WHAT IS REQUIRED >> In your reply, reproduce the lines from the first one below to the line containing "#define BWD_COL_A(k, p)", inclusive, exactly as they stand.

[Saved data entries]
--------------------------------------------------

#if defined(TINYMPC_FUSED_NX) && defined(TINYMPC_FUSED_NU)
#define TINYMPC_FUSED 1
constexpr bool fused_shape(int na, int nb) { return na == TINYMPC_FUSED_NX && nb == TINYMPC_FUSED_NU; }
#define FUSED_ROW_OPERANDS [c0] "i"(TINYMPC_FUSED_NX) DPP_REP(TINYMPC_FUSED_NX, DPP_ROW_A) DPP_REP(TINYMPC_FUSED_NU, DPP_ROW_B)
#else
constexpr bool fused_shape(int, int) { return false; }
#endif
#define BWD_COL_A(k, p) DPP_FMA("acc", "sa", "a" #k, #k, "0xf")
#define BWD_COL_B(k, p) DPP_FMA("acc", "sb", "b" #k, "%[c0]+" #k, "0xf")
#define FWD_COL_A(k, p) DPP_FMA("t", "xi", "a" #k, #k, "0xf")
#define FWD_COL_B(k, p) DPP_FMA("xn", "t", "b" #k, "%[c0]+" #k, "0xf")
#define FWD_COL_B_INPLACE(k, p) DPP_FMA("t", "t", "b" #k, "%[c0]+" #k, "%[bm]")
template <int NA, int NB>
__device__ __forceinline__ void fused_backward_step(double& qlo, double& acc, double vn, double g, double qx, double rho, double smask, double cb,
                                                    double sa, double sb, const double* ma, const double* mb_) {
#ifdef TINYMPC_FUSED
    if constexpr (fused_shape(NA, NB)) {
        double tmp;
        asm("v_add_f64 %[tmp], %[vn], -%[g]\n\t"
            "v_fma_f64 %[qlo], -%[rho], %[tmp], %[qx]\n\t"
            "v_fma_f64 %[acc], %[qlo], %[smask], %[cb]\n\t"
            DPP_REP(TINYMPC_FUSED_NX, BWD_COL_A) DPP_REP(TINYMPC_FUSED_NU, BWD_COL_B)
            : [qlo] "=&v"(qlo), [acc] "=&v"(acc), [tmp] "=&v"(tmp)
            : [vn] "v"(vn), [g] "v"(g), [qx] "v"(qx), [rho] "v"(rho), [smask] "v"(smask), [cb] "v"(cb), [sa] "v"(sa), [sb] "v"(sb), FUSED_ROW_OPERANDS);
    }
#endif
}
template <int NA, int NB>
__device__ __forceinline__ void fused_backward_step_soc(double& qlo, double& acc, double vn, double g, double qx, double w, double rho,
                                                        double smask, double cb, double sa, double sb, const double* ma, const double* mb_) {
#ifdef TINYMPC_FUSED
    if constexpr (fused_shape(NA, NB)) {
        double tmp;
        asm("v_add_f64 %[tmp], %[vn], -%[g]\n\t"
            "v_fma_f64 %[qlo], -%[rho], %[tmp], %[qx]\n\t"
            "v_fma_f64 %[qlo], -%[rho], %[w], %[qlo]\n\t"
            "v_fma_f64 %[acc], %[qlo], %[smask], %[cb]\n\t"
            DPP_REP(TINYMPC_FUSED_NX, BWD_COL_A) DPP_REP(TINYMPC_FUSED_NU, BWD_COL_B)
            : [qlo] "=&v"(qlo), [acc] "=&v"(acc), [tmp] "=&v"(tmp)
            : [vn] "v"(vn), [g] "v"(g), [qx] "v"(qx), [rho] "v"(rho), [smask] "v"(smask), [cb] "v"(cb), [sa] "v"(sa), [sb] "v"(sb),
              [w] "v"(w), FUSED_ROW_OPERANDS);
    }
#endif
}
template <int NA, int NB, bool INPLACE = false>
__device__ __forceinline__ void fused_forward_step(double& tt, double& vn, double& t, double& xn, double xi, double g, double lo, double hi,
                                                   const double* ma, const double* mb_) {
#ifdef TINYMPC_FUSED
    if constexpr (fused_shape(NA, NB) && !(INPLACE && TINYMPC_FUSED_NX % 4 == 0)) {
        double vm;
        asm("v_add_f64 %[tt], %[xi], %[g]\n\t"
            "v_max_f64 %[vm], %[lo], %[tt]\n\t"
            DPP_REP(TINYMPC_FUSED_NX, FWD_COL_A)
            "v_min_f64 %[vn], %[hi], %[vm]\n\t"
            "v_mov_b64 %[xn], %[t]\n\t"
            DPP_REP(TINYMPC_FUSED_NU, FWD_COL_B)
            : [tt] "=&v"(tt), [vm] "=&v"(vm), [vn] "=&v"(vn), [xn] "=&v"(xn), [t] "+&v"(t)
            : [xi] "v"(xi), [g] "v"(g), [lo] "v"(lo), [hi] "v"(hi), FUSED_ROW_OPERANDS);
    }
    if constexpr (fused_shape(NA, NB) && INPLACE && TINYMPC_FUSED_NX % 4 == 0) {
        asm("v_add_f64 %[tt], %[xi], %[g]\n\t"
            DPP_REP(TINYMPC_FUSED_NX, FWD_COL_A)
            "v_max_f64 %[vn], %[lo], %[tt]\n\t"
            "v_min_f64 %[vn], %[hi], %[vn]\n\t"
            DPP_REP(TINYMPC_FUSED_NU, FWD_COL_B_INPLACE)
            : [tt] "=&v"(tt), [vn] "=&v"(vn), [t] "+&v"(t)
            : [xi] "v"(xi), [g] "v"(g), [lo] "v"(lo), [hi] "v"(hi), [bm] "i"((1 << (TINYMPC_FUSED_NX / 4)) - 1), FUSED_ROW_OPERANDS);
        xn = t;
    }
#endif
}
#if defined(TINYMPC_FUSED) && TINYMPC_FUSED_NX + TINYMPC_FUSED_NU <= 8
#define TINYMPC_FUSED_HALF 1
#endif
#define HBWD_COL_A_LO(k, p) DPP_FMA("acc", "sa", "a" #k, #k, "0x3")
#define HBWD_COL_A_HI(k, p) DPP_FMA("acc", "sa", "a" #k, "8+" #k, "0xc")
#define HBWD_COL_B_LO(k, p) DPP_FMA("acc", "sb", "b" #k, "%[c0]+" #k, "0x3")
// ... 5 lines not shown
template <int NA, int NB>
__device__ __forceinline__ void fused_backward_step_half(double& qlo, double& acc, double& dnp, double& tmpn, double tmp, double vnn, double gn, double qx,
                                                         double rho, double smask, double cb, double nim, double cf, double sa, double sb,
                                                         const double* ma, const double* mb_) {
#ifdef TINYMPC_FUSED_HALF
    if constexpr (fused_shape(NA, NB)) {
        asm("v_fma_f64 %[qlo], -%[rho], %[tmp], %[qx]\n\t"
            "v_fma_f64 %[acc], %[qlo], %[smask], %[cb]\n\t"
            "v_fma_f64 %[dnp], %[sa], %[nim], %[cf]\n\t"
            DPP_REP(TINYMPC_FUSED_NX, HBWD_COL_A_LO) DPP_REP(TINYMPC_FUSED_NU, HBWD_COL_B_LO)
            "v_add_f64 %[tmpn], %[vnn], -%[gn]\n\t"
            DPP_REP(TINYMPC_FUSED_NX, HBWD_COL_A_HI) DPP_REP(TINYMPC_FUSED_NU, HBWD_COL_B_HI)
            : [qlo] "=&v"(qlo), [acc] "=&v"(acc), [dnp] "=&v"(dnp), [tmpn] "=&v"(tmpn)
            : [tmp] "v"(tmp), [vnn] "v"(vnn), [gn] "v"(gn), [qx] "v"(qx), [rho] "v"(rho), [smask] "v"(smask), [cb] "v"(cb),
              [nim] "v"(nim), [cf] "v"(cf), [sa] "v"(sa), [sb] "v"(sb), FUSED_ROW_OPERANDS);
    }
#endif
}
template <int NA, int NB>
__device__ __forceinline__ void fused_forward_step_half(double& tt, double& vn, double& t, double& xn, double& gnew, double xi, double g,
                                                        double lo, double hi, const double* ma, const double* mb_) {
#ifdef TINYMPC_FUSED_HALF
    if constexpr (fused_shape(NA, NB)) {
        double vm;
        asm("v_add_f64 %[tt], %[xi], %[g]\n\t"
            "v_max_f64 %[vm], %[lo], %[tt]\n\t"
            DPP_REP(TINYMPC_FUSED_NX, HFWD_COL_A_LO)
            "v_min_f64 %[vn], %[hi], %[vm]\n\t"
            DPP_REP(TINYMPC_FUSED_NX, HFWD_COL_A_HI)
            "v_mov_b64 %[xn], %[t]\n\t"
            "v_add_f64 %[gnew], %[tt], -%[vn]\n\t"
            DPP_REP(TINYMPC_FUSED_NU, HFWD_COL_B_LO)
            "s_nop 0\n\t"
            DPP_REP(TINYMPC_FUSED_NU, HFWD_COL_B_HI)
            : [tt] "=&v"(tt), [vm] "=&v"(vm), [vn] "=&v"(vn), [xn] "=&v"(xn), [t] "+&v"(t), [gnew] "=&v"(gnew)
            : [xi] "v"(xi), [g] "v"(g), [lo] "v"(lo), [hi] "v"(hi), FUSED_ROW_OPERANDS);
    }
#endif
}

__device__ __forceinline__ double vmax64(double a, double b) {
    double r;
    asm("v_max_f64 %0, %1, %2" : "=v"(r) : "v"(a), "v"(b));
    return r;
}
__device__ __forceinline__ double vmin64(double a, double b) {
    double r;
    asm("v_min_f64 %0, %1, %2" : "=v"(r) : "v"(a), "v"(b));
    return r;
}
__device__ __forceinline__ double pinned_sub64(double a, double b) {
    double r = a - b;
    asm volatile("" : "+v"(r));
    return r;
}
__device__ __forceinline__ double vclamp64(double lo, double hi, double t) {
    double r;
    asm("v_max_f64 %0, %1, %2\n\tv_min_f64 %0, %3, %0" : "=&v"(r) : "v"(lo), "v"(t), "v"(hi));
    return r;
}

__device__ __forceinline__ double vmax_abs64(double a, double b) {
    double r;
    asm("v_max_f64 %0, %1, |%2|" : "=v"(r) : "v"(a), "v"(b));
    return r;
}
template <bool OPAQUE>
__device__ __forceinline__ double resid_max(double a, double b) {
    if constexpr (OPAQUE) return vmax_abs64(a, b);
    else return fmax(a, fabs(b));
}

#ifndef TINYMPC_PRIM_STORE
#define TINYMPC_PRIM_STORE 1
#endif
#ifndef TINYMPC_REF_LOAD
#define TINYMPC_REF_LOAD 1
#endif
#ifndef TINYMPC_FULL_LINE_STORES
#define TINYMPC_FULL_LINE_STORES 2
#endif
__device__ __forceinline__ double load_ref(const double* p) {
#if TINYMPC_REF_LOAD == 1
    return __builtin_nontemporal_load(p);
#else
    return *p;
#endif
}
__device__ __forceinline__ void store_primal(double* p, double v) {
#if TINYMPC_PRIM_STORE == 1
    __builtin_nontemporal_store(v, p);
#elif TINYMPC_PRIM_STORE == 2
    asm volatile("global_store_dwordx2 %0, %1, off sc1" : : "v"(p), "v"(v) : "memory");
#elif TINYMPC_PRIM_STORE == 3
    asm volatile("global_store_dwordx2 %0, %1, off sc0 sc1" : : "v"(p), "v"(v) : "memory");
#elif TINYMPC_PRIM_STORE == 4
    asm volatile("global_store_dwordx2 %0, %1, off sc0 sc1 nt" : : "v"(p), "v"(v) : "memory");
#else
    *p = v;
#endif
}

--------------------------------------------------

TASK RESULT >>
#if defined(TINYMPC_FUSED_NX) && defined(TINYMPC_FUSED_NU)
#define TINYMPC_FUSED 1
constexpr bool fused_shape(int na, int nb) { return na == TINYMPC_FUSED_NX && nb == TINYMPC_FUSED_NU; }
#define FUSED_ROW_OPERANDS [c0] "i"(TINYMPC_FUSED_NX) DPP_REP(TINYMPC_FUSED_NX, DPP_ROW_A) DPP_REP(TINYMPC_FUSED_NU, DPP_ROW_B)
#else
constexpr bool fused_shape(int, int) { return false; }
#endif
#define BWD_COL_A(k, p) DPP_FMA("acc", "sa", "a" #k, #k, "0xf")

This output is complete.